The three lifelines are "Phone a friend", where the competitor has 30 seconds on call to someone to help answer a question, "50/50", where the number of answer choices is reduced to two from four, and "Ask the audience", where the members of the audience each vote for which answer they believe is correct and the competitor can see all the votes. Each lifeline can only be used once, but more than one lifeline can be used per question. In this style of play, there are two safe zones, at question 5 and question 10.

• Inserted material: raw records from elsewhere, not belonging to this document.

# NorESMhub/BLOM

Hardware: AMD Instinct MI355X
Metric: simulated-days/sec (higher is better)
Workload: dtype f64; 1 GPU; channel 208x512x53 as 1 tile(s) of 208x512x53 along i, 1 tile per GPU, isopyc_bulkml/remap/geopotential/uc/enscon, ntr=3 (TKE, length-scale slot, ideal age: the reference default build), baclin=900s batrop=18s lstep=50; config 2's step (phy/mod_blom_step.F90:96-253: init_fluxes, tmsmt1, cmnfld2, difest_isobml [the whole routine: diffusivities estimated every step (NorESM defaults incl. rhsctp; the; physics=full, forcing=default, spinup_steps=0

## Files before the change

blom_amd/csrc/api.hip:

```cpp
#include "../../include/blomgpu.h"
#include "blomgpu_internal.h"
#include "pow_libm.h"
#include "sin_libm.h"
#include "atan2_libm.h"
#include <algorithm>
#include <cstring>
#include <string_view>

static thread_local std::string g_err;

int ctx_fail(blomgpu_ctx *c, const std::string &msg) {
  if (c) c->err = msg;
  g_err = msg;
  return 1;
}

void ctx_drop_graphs(blomgpu_ctx *c) {
  for (auto &g : c->step_graph)
    if (g) { (void)hipGraphExecDestroy(g); g = nullptr; }
  c->steps_warm = 0;
}

void ctx_sync_view(blomgpu_ctx *c) {
  if (!c->dirty) return;
// ... 401 lines not shown
  if (c->bt_flags) (void)hipFree(c->bt_flags);
  ale_free(c);
  dia_free(c);
  cesm_free(c);
  ben02_free(c);
  stepend_free(c);
  budget_free(c);
  if (c->ale_plevel) (void)hipFree(c->ale_plevel);
  if (c->arc_strip) (void)hipFree(c->arc_strip);
  if (c->xcsum_buf) (void)hipFree(c->xcsum_buf);
  if (c->xstream) (void)hipStreamDestroy(c->xstream);
  if (c->ev_fork) (void)hipEventDestroy(c->ev_fork);
  if (c->ev_join) (void)hipEventDestroy(c->ev_join);
  if (!c->stream_borrowed) (void)hipStreamDestroy(c->stream);
  delete c;
  return 0;
}

int blomgpu_sync(blomgpu_ctx *c) {
  HIPCHK(c, hipStreamSynchronize(c->stream));
  if (c->side) HIPCHK(c, hipStreamSynchronize(c->side));
  return 0;
}

int blomgpu_set_real(blomgpu_ctx *c, const char *name, double v) { return set_number(c, "blomgpu_set_real", name, 1u << O_REAL, v); }
int blomgpu_set_int(blomgpu_ctx *c, const char *name, int v) { return set_number(c, "blomgpu_set_int", name, 1u << O_INT | 1u << O_BOOL, v); }

int blomgpu_set_str(blomgpu_ctx *c, const char *name, const char *val) {
  const Opt *o = nullptr;
  const int rc = opt_lookup(c, "blomgpu_set_str", name, 1u << O_STR, &o);
  if (c) c->dirty = true;
  if (rc) return rc;
  if (!val) return ctx_fail(c, "blomgpu_set_str: null argument");
  const std::string v(val);
  if (!o->words[0].word) { *o->at(c).s = v; return 0; }
  for (const auto &w : o->words)
    if (w.word && v == w.word) {
      if (o->at) o->at(c).put(w.code);
      if (o->at && o->at(c).i == &c->swamth) c->swa_ready = false;
      return o->flags & ALE_RESET ? ale_reset(c) : 0;
    }
  return ctx_fail(c, o->refuse + v + " is unsupported!");
}
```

- Four lifeline style of play

The four lifelines include the three described above and "Ask One of the audience", where audience members who believe they know the correct answer can volunteer to help; the competitor chooses one to explain what they think the right answer is and why. Initially, if the audience member was correct, they also won up to Bs.F 3 This fourth lifeline could only be used once and only after question 5. It also removed the second safe zone, leaving only the one at question 5.

== Prizes ==
The prizes were:

| Question | 2000-2005 | 2005-2007 | 2008-2010 | 2011 | 2012-2014 | 2014-2015 | 2015-2016 | Season 7 (used for most episode) |
|---|---|---|---|---|---|---|---|---|
| 1 | Bs.40,000 | Bs.80,000 | Bs.F 80 | Bs.F 100 | Bs.F 100 | Bs.F 200 | Bs.F 300 | Bs.F 500 |
| 2 | Bs.65,000 | Bs.150,000 | Bs.F 150 | Bs.F 200 | Bs.F 200 | Bs.F 300 | Bs.F 500 | Bs.F 800 |
| 3 | Bs.100,000 | Bs.200,000 | Bs.F 200 | Bs.F 300 | Bs.F 400 | Bs.F 500 | Bs.F 800 | Bs.F 1,400 |
| 4 | Bs.150,000 | Bs.300,000 | Bs.F 300 | Bs.F 400 | Bs.F 600 | Bs.F 1,000 | Bs.F 1,400 | Bs.F 2,000 |
| 5 (safe zone) | Bs.250,000 | Bs.500,000 | Bs.F 500 | Bs.F 600 | Bs.F 1,000 | Bs.F 1,500 | Bs.F 2,000 | Bs.F 3,500 |
| 6 | Bs.400,000 | Bs.700,000 | Bs.F 700 | Bs.F 1,000 | Bs.F 1,500 | Bs.F 2,000 | Bs.F 3,000 | Bs.F 5,000 |
| 7 | Bs.650,000 | Bs.1,100,000 | Bs.F 1,100 | Bs.F 1,500 | Bs.F 2,000 | Bs.F 3,000 | Bs.F 5,000 | Bs.F 8,000 |
| 8 | Bs.1,100,000 | Bs.1,800,000 | Bs.F 1,800 | Bs.F 2,500 | Bs.F 4,000 | Bs.F 5,000 | Bs.F 8,000 | Bs.F 12,000 |
| 9 | Bs.1,800,000 | Bs.3,000,000 | Bs.F 3,000 | Bs.F 4,000 | Bs.F 6,000 | Bs.F 7,000 | Bs.F 12,000 | Bs.F 20,000 |
| 10 (safe zone) | Bs.3,000,000 | Bs.5,000,000 | Bs.F 5,000 | Bs.F 6,000 | Bs.F 10,000 | Bs.F 13,000 | Bs.F 20,000 | Bs.F 30,000 |
| 11 | Bs.6,250,000 | Bs.8,000,000 | Bs.F 7,000 | Bs.F 10,000 | Bs.F 15,000 | Bs.F 20,000 | Bs.F 30,000 | Bs.F 50,000 |
| 12 | Bs.12,500,000 | Bs.15,000,000 | Bs.F 15,000 | Bs.F 25,000 | Bs.F 30,000 | Bs.F 40,000 | Bs.F 50,000 | Bs.F 90,000 |
| 13 | Bs.25,000,000 | Bs.30,000,000 | Bs.F 30,000 | Bs.F 35,000 | Bs.F 60,000 | Bs.F 70,000 | Bs.F 90,000 | Bs.F 150,000 |
| 14 | Bs.50,000,000 | Bs.60,000,000 | Bs.F 60,000 | Bs.F 80,000 | Bs.F 100,000 | Bs.F 180,000 | Bs.F 150,000 | Bs.F 500,000 |
| 15 | Bs.100,000,000 | Bs.200,000,000 | Bs.F 200,000 | Bs.F 250,000 | Bs.F 300,000 | Bs.F 400,000 | Bs.F 500,000 | Bs.F 2,000,000 |

- In 2008, the prize was modified according to the monetary conversion to the hard bolívar.
- In 2014, the physical prize given by advertisers for using the "Phone a friend" lifeline was stopped.
- In 2015, the show stopped giving a car to grand prize winners.